+          if (cur[r].m == 0) continue;
+          const int by = bi / fc.nbw, bx = bi - by * fc.nbw;
+          const int shh = min(ph - by * bh, bh), sw = min(pw - bx * bw, bw);
+          if (!(sw * shh > kBlock)) continue;
+          const int lw = min(fc.W - bx * kBlock, kBlock), lh = min(fc.H - by * kBlock, kBlock);
+          const double block_mean = div_count((double)cur[r].ls, lw * lh);
+          const double bin = dev_bin_index(block_mean);
+          const int i0 = (int)bin;
+          const int i1 = min(kNumBins - 1, i0 + 1);
+          const double a = bin - i0;
+          key[r] = i0;
+          tU[r] = (1.0 - a) * (1.0 - a);
+          tW[r] = a * (1.0 - a);
+          tV[r] = a * a;
+          const double luma_strength = is_chroma ? luma_gain * ((1.0 - a) * sh.luma_x[i0] + a * sh.luma_x[i1]) : 0;
+#pragma unroll
+          for (int q = 0; q < NP; ++q) {
+            double noise_mean = (double)cur[r].sd[q];
+            const double noise_sq = (double)cur[r].sd2[q];
+            noise_mean = div_count(noise_mean, sw * shh);
+            const double noise_var = div_count(noise_sq, sw * shh) - noise_mean * noise_mean;
+            const double cl = corr[q] * luma_strength;
+            const double t0 = noise_var / 16, t1 = noise_var - cl * cl;
+            const double uncorr_std = sqrt(t0 > t1 ? t0 : t1);
+            const double noise_std = uncorr_std / noise_gain[q];
+            tS[r][q] = noise_std;
+            tP[r][q] = (1.0 - a) * noise_std;
+            tQ[r][q] = a * noise_std;
+          }
+        }
+#pragma unroll
+        for (int r = 0; r < kRounds; ++r) {
+          unsigned long long prevB = 0;
+          uint32_t mycnt = 0;
+          rk_own[r] = rk_prev[r] = rk_low[r] = rk_all[r] = 0;
+          const int kk = key[r];
+#pragma unroll
+          for (int k = 0; k < kNumBins; ++k) {
+            const unsigned long long Bk = __ballot(kk == k);
+            const unsigned long long M = Bk | prevB;
+            if (M == 0) continue;
+            const uint32_t preM = __builtin_amdgcn_mbcnt_hi((uint32_t)(M >> 32), __builtin_amdgcn_mbcnt_lo((uint32_t)M, 0u));
+            const uint32_t preB = __builtin_amdgcn_mbcnt_hi((uint32_t)(Bk >> 32), __builtin_amdgcn_mbcnt_lo((uint32_t)Bk, 0u));
+            if (kk == k) rk_own[r] = preM, rk_low[r] = preB;
+            if (kk == k - 1) rk_prev[r] = preM;
+            if (lane == k) mycnt = (uint32_t)__popcll(M);
+            if (lane == kNumBins + k) mycnt = (uint32_t)__popcll(Bk);
+            prevB = Bk;
+          }
+          {
+            const unsigned long long Ma = __ballot(kk >= 0);
+            rk_all[r] = __builtin_amdgcn_mbcnt_hi((uint32_t)(Ma >> 32), __builtin_amdgcn_mbcnt_lo((uint32_t)Ma, 0u));
+            if (lane == kNL - 1) mycnt = (uint32_t)__popcll(Ma);
+          }
+          if (lane < kNL) sh.cnt[cb][r][wave][lane] = (uint16_t)mycnt;
+        }
+        K4_BUSY_END(busy_measure);
+      }
+    } else if (t >= 0) {
+      K4_BUSY_BEGIN();
+      const int rb = t & 1;
       if (on) {
-        uint32_t i = sh.beg[li] >> 1;
-        const uint32_t e = (sh.end[li] + 1) >> 1;
+        const double2 *src = src0 + (rb ? buf_stride : 0u);
+        uint32_t i = sh.beg[rb][li] >> 1;
+        const uint32_t e = (sh.end[rb][li] + 1) >> 1;
         double2 va[4], vb[4];
 #pragma unroll
         for (int u = 0; u < 4; ++u) va[u] = src[i + u];
@@ -361,21 +418,28 @@
             i += 4;
           }
         }
-        if (wave == 2 && lane == kLowLanes) ne += sh.end[kNL - 1];
-      }
+        if (cw == 1 && lane == kLowLanes) ne += sh.end[rb][kNL - 1];
+      }
+      K4_BUSY_END(busy_chain);
     }
     __syncthreads();
-    K4_TICK(10);
-  }
-  if (wave == 0) {
-    const int k = lane % kNumBins, arr = lane / kNumBins;
+  }
+  if (chain_wave) __builtin_amdgcn_s_setprio(0);
+  if (chain_wave && cw == 0) {
+    const int k = lane % kNumBins;
     if (arr == 0) sh.diag[k] = acc;
     else if (arr <= NP) sh.bsum[arr - 1][k] = acc;
-  } else if (wave == 2) {
-    if (lane < kNumBins - 1) sh.low[lane] = acc;
-    else if (lane < kNumBins - 1 + NP) sh.total[lane - (kNumBins - 1)] = acc;
-    if (lane == kNumBins - 1) sh.ne = ne;
-  }
+  } else if (chain_wave) {
+    if (lane < kLowLanes) sh.low[lane] = acc;
+    else if (lane < kLowLanes + NP) sh.total[lane - kLowLanes] = acc;
+    if (lane == kLowLanes) sh.ne = ne;
+  }
+#ifdef G1S_LATEST_TIMERS
+  if (frame == 0 && lane == 0) {
+    if (wave == 0) k4_dbg[6] += (double)busy_measure, k4_dbg[7] += (double)busy_place;
+    if (chain_wave) k4_dbg[8 + cw] += (double)busy_chain;
+  }
+#endif
   __syncthreads();
 }
 
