template <typename R> __device__ __forceinline__ R floor_div_pos(R a, R b)
{
    if (!(b > (R)0) || !(a >= (R)0)) return div_floor<R>(a, b);
    if (a < b) return (R)0;
    R q = floor(a / b);
    R r = fma(-q, b, a);
    if (r < (R)0) q -= (R)1;
    else if (r >= b) q += (R)1;
    return q;
}

__device__ __forceinline__ bool clip_barrier(unsigned *ctr, unsigned target, bool light = false)
{
    __shared__ int s_ok;
    asm volatile("s_waitcnt vmcnt(0)" ::: "memory");
    __syncthreads();
    if (threadIdx.x == 0) {
        if (!light) {
            __builtin_amdgcn_fence(__ATOMIC_RELEASE, "agent");
            asm volatile("s_waitcnt vmcnt(0)" ::: "memory");
        }
        __hip_atomic_fetch_add(ctr, 1u, __ATOMIC_RELAXED, __HIP_MEMORY_SCOPE_AGENT);
        unsigned spins = 0;
        int ok = 1;
        while (__hip_atomic_load(ctr, __ATOMIC_RELAXED, __HIP_MEMORY_SCOPE_AGENT) < target) {
            if (light) __builtin_amdgcn_s_sleep(1); else __builtin_amdgcn_s_sleep(4);
            if (++spins > 2000000u) { ok = 0; break; }
        }
        if (!light) __builtin_amdgcn_fence(__ATOMIC_ACQUIRE, "agent");
        s_ok = ok;
    }
    __syncthreads();
    return s_ok != 0;
}

struct FrameTab {
    float start, step, end;
    uint32_t refr_mask;
    __device__ __forceinline__ FrameTab(const FrameCtl *c, int lane)
        : start(c->ts_start[lane & 31]), step(c->ts_stepf[lane & 31]), end(c->ts_end), refr_mask(c->refr_mask) {}
};

__device__ __forceinline__ TsGen frame_tsgen(const KArgs &a, const FrameCtl *c, const FrameTab &ft, int n, bool &use_refr)
{
    if (n <= 32) {
        use_refr = a.has_refr && ((ft.refr_mask >> (n - 1)) & 1u);
        return TsGen(__uint_as_float(lane_value(__float_as_uint(ft.start), n - 1)), ft.end,
                     __uint_as_float(lane_value(__float_as_uint(ft.step), n - 1)), n);
    }
    const double t_prev = c->t_prev, t_frame = c->t_frame;
    use_refr = a.has_refr && a.refr > (t_frame - t_prev) / (double)n;
    FrameCtl cc;
    cc.t_prev = t_prev; cc.t_frame = t_frame;
    return TsGen(cc, n, nullptr);
}

typedef float v2e_f4 __attribute__((ext_vector_type(4)));
typedef unsigned int v2e_u4 __attribute__((ext_vector_type(4)));
typedef unsigned int v2e_u2 __attribute__((ext_vector_type(2)));

__device__ __forceinline__ double lane_value_d(double v, int idx)
{
    const unsigned long long u = (unsigned long long)__double_as_longlong(v);
    return __longlong_as_double((long long)(((unsigned long long)lane_value((uint32_t)(u >> 32), idx) << 32) | lane_value((uint32_t)u, idx)));
}
__device__ __forceinline__ void store_event_wt(float4 *ev_clip, unsigned long long row, float t, float x, float y, float pol)
{
    if (row < 0x7000000ull) {
        const __amdgpu_buffer_rsrc_t r = __builtin_amdgcn_make_buffer_rsrc((void *)ev_clip, 0, 0x7fffffff, 0x00020000);
        const v2e_f4 v = {t, x, y, pol};
        __builtin_amdgcn_raw_buffer_store_b128(v, r, (int)(row * 16ull), 0, 17);
    } else {
        ev_clip[row] = make_float4(t, x, y, pol);
    }
}

struct ChainArgs {
    const void *const *frames_pp;
    unsigned long long frame_stride;
    const uint32_t *fidx_base;
    const FrameCtl *ctl;
    int f0, nf;
    int pf0, pnf;
    int D, n_clips, K, ngroups;
    int slot_f0, slot_pf0;
    uint32_t *cnt;
    uint32_t *ruleM;
    float *tsold;
    const uint2 *rec;
    uint32_t *gM_prev, *gM_cur;
    unsigned *bar_prev;
    const void *base_in, *lp_in;
    const float *ts_in;
    void *base_out, *lp_out;
    float *ts_out;
    const void *base_pin, *lp_pin;
    const float *ts_pin;
    void *base_fix, *lp_fix;
    float *ts_fix;
    void *ckc_base, *ckc_lp;
    float *ckc_ts;
    void *ckp_base, *ckp_lp;
    float *ckp_ts;
    v2e_frame_rec *recs;
    int store_out;
    int prio;
    int bar_light;
    int lockstep;
    unsigned long long *dbg;
    unsigned long long *const *stamp_pp;
    int lidx;
};

#define WT_STORE(ptr, val) __hip_atomic_store((ptr), (val), __ATOMIC_RELAXED, __HIP_MEMORY_SCOPE_SYSTEM)

#define V2E_STAMP_C(i) do { if (V2E_CHAIN_STAMPS && ca.dbg && tid == 0) ca.dbg[(size_t)g * 16 + (i)] = wall_clock64(); } while (0)

template <typename FT>
__device__ __forceinline__ void frame_record_table(const KArgs &a, FT px, const float *s_lutL, const double *s_lutI, double dt_over_tau,
                                                   double &L, double &inten01, double &eps)
{
    constexpr bool U8 = sizeof(FT) == 1;
    if (U8) {
        L = a.log_input ? (double)px : (double)s_lutL[(int)px];
        inten01 = s_lutI[(int)px];
    } else {
        const double x = (double)px;
        L = a.log_input ? x : (double)lin_log(x);
        inten01 = a.use_inten ? (x + 20.0) / 275.0 : 0.0;
    }
    eps = 0.0;
    if (a.has_cutoff) {
        eps = inten01 * dt_over_tau;
        if (eps > 1.0) eps = 1.0;
    }
}

__device__ __forceinline__ void frame_record_rand(const KArgs &a, double inten01, double shot_base, float dtime_f, float lk, float thp,
                                                  float ppre, float npre, float rr, float uu, float &dl, uint32_t &sb)
{
    dl = 0.f;
    if (a.do_leak) {
        const float rate = lk * (1.0f - a.jit_f * rr);
        dl = (dtime_f * rate) * thp;
    }
    sb = 0;
    if (a.do_shot) {
        const double F = shot_base * (a.inten_slope * inten01 + 1);
        if ((double)uu > 1 - F * (double)ppre) sb |= 1u;
        if ((double)uu < F * (double)npre) sb |= 2u;
    }
}

__device__ __forceinline__ uint4 pack_frame_record(double eps, double L, uint32_t dl_bits, uint32_t sb)
{
    const unsigned long long eb = (unsigned long long)__double_as_longlong(eps);
    uint4 r;
    r.x = (uint32_t)eb;
    r.y = (uint32_t)(eb >> 32) | (sb << 30);
    r.z = __float_as_uint((float)L);
    r.w = dl_bits;
    return r;
}

template <typename FT>
__device__ __forceinline__ uint4 make_frame_record(const KArgs &a, FT px, const float *s_lutL, const double *s_lutI, double dt_over_tau,
                                                   double shot_base, float dtime_f, float lk, float thp, float ppre, float npre, float rr,
                                                   float uu)
{
    double L, inten01, eps;
    frame_record_table<FT>(a, px, s_lutL, s_lutI, dt_over_tau, L, inten01, eps);
    float dl;
    uint32_t sb;
    frame_record_rand(a, inten01, shot_base, dtime_f, lk, thp, ppre, npre, rr, uu, dl, sb);
    return pack_frame_record(eps, L, __float_as_uint(dl), sb);
}

__device__ __forceinline__ uint4 decode_frame_record(const KArgs &a, uint2 r8, const float *s_lutL, const double *s_lutI, double dt_over_tau)
{
    double L, inten01, eps;
    frame_record_table<uint8_t>(a, (uint8_t)(r8.y & 0xFFu), s_lutL, s_lutI, dt_over_tau, L, inten01, eps);
    return pack_frame_record(eps, L, r8.x, r8.y >> 30);
}

struct AheadArgs {
    const void *const *frames_pp;
    unsigned long long frame_stride;
    const FrameCtl *ctl;
    const uint32_t *fidx_base;
    int f0, nf, D, n_clips;
    int slot0;
    int ppt;
    uint2 *rec;
};

template <typename FT>
__global__ __launch_bounds__(BLOCK) void k_ahead(KArgs a, AheadArgs aa)
{
    static_assert(sizeof(FT) == 1, "k_ahead's records carry the pixel byte: uint8 frames only");
    __shared__ double s_lutI[256];
    const int tid = threadIdx.x;
    s_lutI[tid] = a.lut_I[tid];
    __syncthreads();
    const int clip = blockIdx.y, p = blockIdx.x * BLOCK + tid;
    if (p >= a.npx) return;
    const uint32_t fbase = *aa.fidx_base;
    const char *const frames = (const char *)*aa.frames_pp;
    const size_t sp = (size_t)clip * a.npx_pad + p;
    const bool need_r = a.do_leak && a.jit_f != 0.f;
    const float thp = a.pos_thres[sp], thn = a.neg_thres[sp];
    const float lk = a.do_leak ? a.leak_hz_f * a.noise_rate[sp] : 0.f;
    const float ppre = a.scalar_thres ? a.pos_pre_scalar : a.pos_nom_f / thp;
    const float npre = a.scalar_thres ? a.neg_pre_scalar : a.neg_nom_f / thn;
    v2e_philox_keys ks;
    v2e_philox_key_schedule((uint32_t)a.seed, (uint32_t)(a.seed >> 32), &ks);
    for (int zz = 0; zz < aa.ppt; ++zz) {
        const uint32_t q = v2e_frame_pair(fbase + (uint32_t)aa.f0) + blockIdx.z * (uint32_t)aa.ppt + (uint32_t)zz;
        const int f_odd = (int)(2u * q - 1u - fbase);
        const bool in0 = f_odd >= aa.f0 && f_odd < aa.f0 + aa.nf, in1 = f_odd + 1 >= aa.f0 && f_odd + 1 < aa.f0 + aa.nf;
        if (!in0 && !in1) continue;
        float r_odd = 0.f, u_odd = 0.f, r_even = 0.f, u_even = 0.f;
        if (need_r || a.do_shot) v2e_draw_pair_ks(&ks, (uint32_t)clip, q, (uint32_t)p, need_r, &r_odd, &u_odd, &r_even, &u_even);
#pragma unroll
        for (int half = 0; half < 2; ++half) {
            if (!(half ? in1 : in0)) continue;
            const int f = f_odd + half;
            int sl = aa.slot0 + (f - aa.f0);
            if (sl >= aa.D) sl -= aa.D;
            const FrameCtl *c = aa.ctl + (f * aa.n_clips + clip);
            const FT px = ((const FT *)(frames + (size_t)f * aa.frame_stride))[(size_t)clip * a.npx + p];
            float dl;
            uint32_t sb;
            frame_record_rand(a, s_lutI[px], c->shot_base, (float)(c->t_frame - c->t_prev), lk, thp, ppre, npre, half ? r_even : r_odd,
                              half ? u_even : u_odd, dl, sb);
            aa.rec[((uint32_t)sl * (uint32_t)aa.n_clips + (uint32_t)clip) * (uint32_t)a.npx_pad + (uint32_t)p] =
                make_uint2(__float_as_uint(dl), (uint32_t)px | (sb << 30));
        }
    }
}

template <typename R> __device__ __forceinline__ R floor_div_rcp(R a, R b, R rb)
{
    R q = floor(a * rb);
    R r = fma(-q, b, a);
    const bool lo = r < (R)0, hi = r >= b;
    q = lo ? q - (R)1 : (hi ? q + (R)1 : q);
    r = lo ? r + b : (hi ? r - b : r);
    if (__builtin_expect(!(r >= (R)0 && r < b), 0)) return floor_div_pos<R>(a, b);
    return q;
}
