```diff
@@ -563,22 +581,29 @@
                 n_a1 = pa[o]; n_b1 = pb[o]; n_a2 = pa2[o]; n_b2 = pb2[o];
                 if constexpr (two) { n_a3 = pa[o + 2]; n_b3 = pb[o + 2]; n_a4 = pa4[o]; n_b4 = pb4[o]; }
               }
-              d4 v = __builtin_amdgcn_mfma_f64_16x16x4f64(-b1, a1, acc[TM::slot(d + T, T)], 0, 0, 0);
+              d4 v = __builtin_amdgcn_mfma_f64_16x16x4f64(b1, a1, acc[TM::slot(d + T, T)], 0, 0, 0);
               if constexpr (two) {
-                v = __builtin_amdgcn_mfma_f64_16x16x4f64(-b3, a3, v, 0, 0, 0);
-                v = __builtin_amdgcn_mfma_f64_16x16x4f64(b4, a4, v, 0, 0, 0);
+                v = __builtin_amdgcn_mfma_f64_16x16x4f64(b3, a3, v, 0, 0, 0);
+                v = __builtin_amdgcn_mfma_f64_16x16x4f64(-b4, a4, v, 0, 0, 0);
               }
-              acc[TM::slot(d + T + 1, T + 1)] = __builtin_amdgcn_mfma_f64_16x16x4f64(b2, a2, v, 0, 0, 0);
+              acc[TM::slot(d + T + 1, T + 1)] = __builtin_amdgcn_mfma_f64_16x16x4f64(-b2, a2, v, 0, 0, 0);
             });
           };
           if (nsub == 2) walk(std::integral_constant<int, 2>{});
           else walk(std::integral_constant<int, 1>{});
         }
       });
-      if constexpr (WAVE == 0 && W > 1) {
-        if (rE >= 16) {
-          constexpr int S0 = TM::slot(0, 0);
-          d4 Ad = fix_tile(std::integral_constant<int, 0>{}, std::integral_constant<int, 0>{}, acc[S0], dvec[l15]);
+    }
+    if constexpr (WAVE == 0) {
+      constexpr int S0 = TM::slot(0, 0);
+      double dgw[NT];
+      static_for<NT>([&](auto J) __attribute__((always_inline)) { dgw[J] = dvec[16 * J + l15]; });
+      static_for<NT>([&](auto J) __attribute__((always_inline)) { fix_diag(J, acc[TM::slot(J, J)], dgw[J()]); });
+      if (15 >= r) fix_pad(std::integral_constant<int, 0>{}, std::integral_constant<int, 0>{}, acc[S0]);
+      if (P.dense_w) fix_dense(std::integral_constant<int, 0>{}, std::integral_constant<int, 0>{}, acc[S0]);
+      if constexpr (W > 1) {
+        if (structured && rE >= 16) {
+          d4 Ad = acc[S0];
           d4 Et;
           factor_begin(Ad, Et);
           static_for<4>([&](auto q) __attribute__((always_inline)) { substep(Ad, Et, acc[S0], q, no_pend); });
@@ -586,21 +611,30 @@
           f0_done = true;
         }
       }
-      stamp();
-    }
+    }
+    stamp();
 
     const long long tfx0 = now();
-    double dgv[NT];
     static_for<WT::tab.n>([&](auto K) __attribute__((always_inline)) {
       constexpr int I = WT::tab.I[K], J = WT::tab.J[K];
-      if constexpr (I == J) dgv[J] = dvec[16 * J + l15];
+      if constexpr (I == NT - 1) {
+        if (16 * I + 15 >= r) fix_pad(std::integral_constant<int, I>{}, std::integral_constant<int, J>{}, acc[TM::slot(I, J)]);
+      }
     });
-    static_for<WT::tab.n>([&](auto K) __attribute__((always_inline)) {
-      constexpr int I = WT::tab.I[K], J = WT::tab.J[K];
-      constexpr int S = TM::slot(I, J);
-      if (!(I == 0 && J == 0 && f0_done))
-        acc[S] = fix_tile(std::integral_constant<int, I>{}, std::integral_constant<int, J>{}, acc[S], I == J ? dgv[J] : 0.0);
-    });
+    if (16 * (NT - 2) + 15 >= r) {
+      static_for<WT::tab.n>([&](auto K) __attribute__((always_inline)) {
+        constexpr int I = WT::tab.I[K], J = WT::tab.J[K];
+        if constexpr (I < NT - 1 && I > 0) {
+          if (16 * I + 15 >= r) fix_pad(std::integral_constant<int, I>{}, std::integral_constant<int, J>{}, acc[TM::slot(I, J)]);
+        }
+      });
+    }
+    if (P.dense_w) {
+      static_for<WT::tab.n>([&](auto K) __attribute__((always_inline)) {
+        constexpr int I = WT::tab.I[K], J = WT::tab.J[K];
+        if constexpr (I > 0) fix_dense(std::integral_constant<int, I>{}, std::integral_constant<int, J>{}, acc[TM::slot(I, J)]);
+      });
+    }
     const long long tfx1 = now();
     if constexpr (W > 1 && WAVE >= 1 && WAVE <= 3) {
       if (stamps != nullptr) {
```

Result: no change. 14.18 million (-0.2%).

···

The answer should contain only the lines from the first line of the entries through the line holding "bin = dev_bin_index(block_mean);", each exactly as written.

+          if (cur[r].m == 0) continue;
+          const int by = bi / fc.nbw, bx = bi - by * fc.nbw;
+          const int shh = min(ph - by * bh, bh), sw = min(pw - bx * bw, bw);
+          if (!(sw * shh > kBlock)) continue;
+          const int lw = min(fc.W - bx * kBlock, kBlock), lh = min(fc.H - by * kBlock, kBlock);
+          const double block_mean = div_count((double)cur[r].ls, lw * lh);
+          const double bin = dev_bin_index(block_mean);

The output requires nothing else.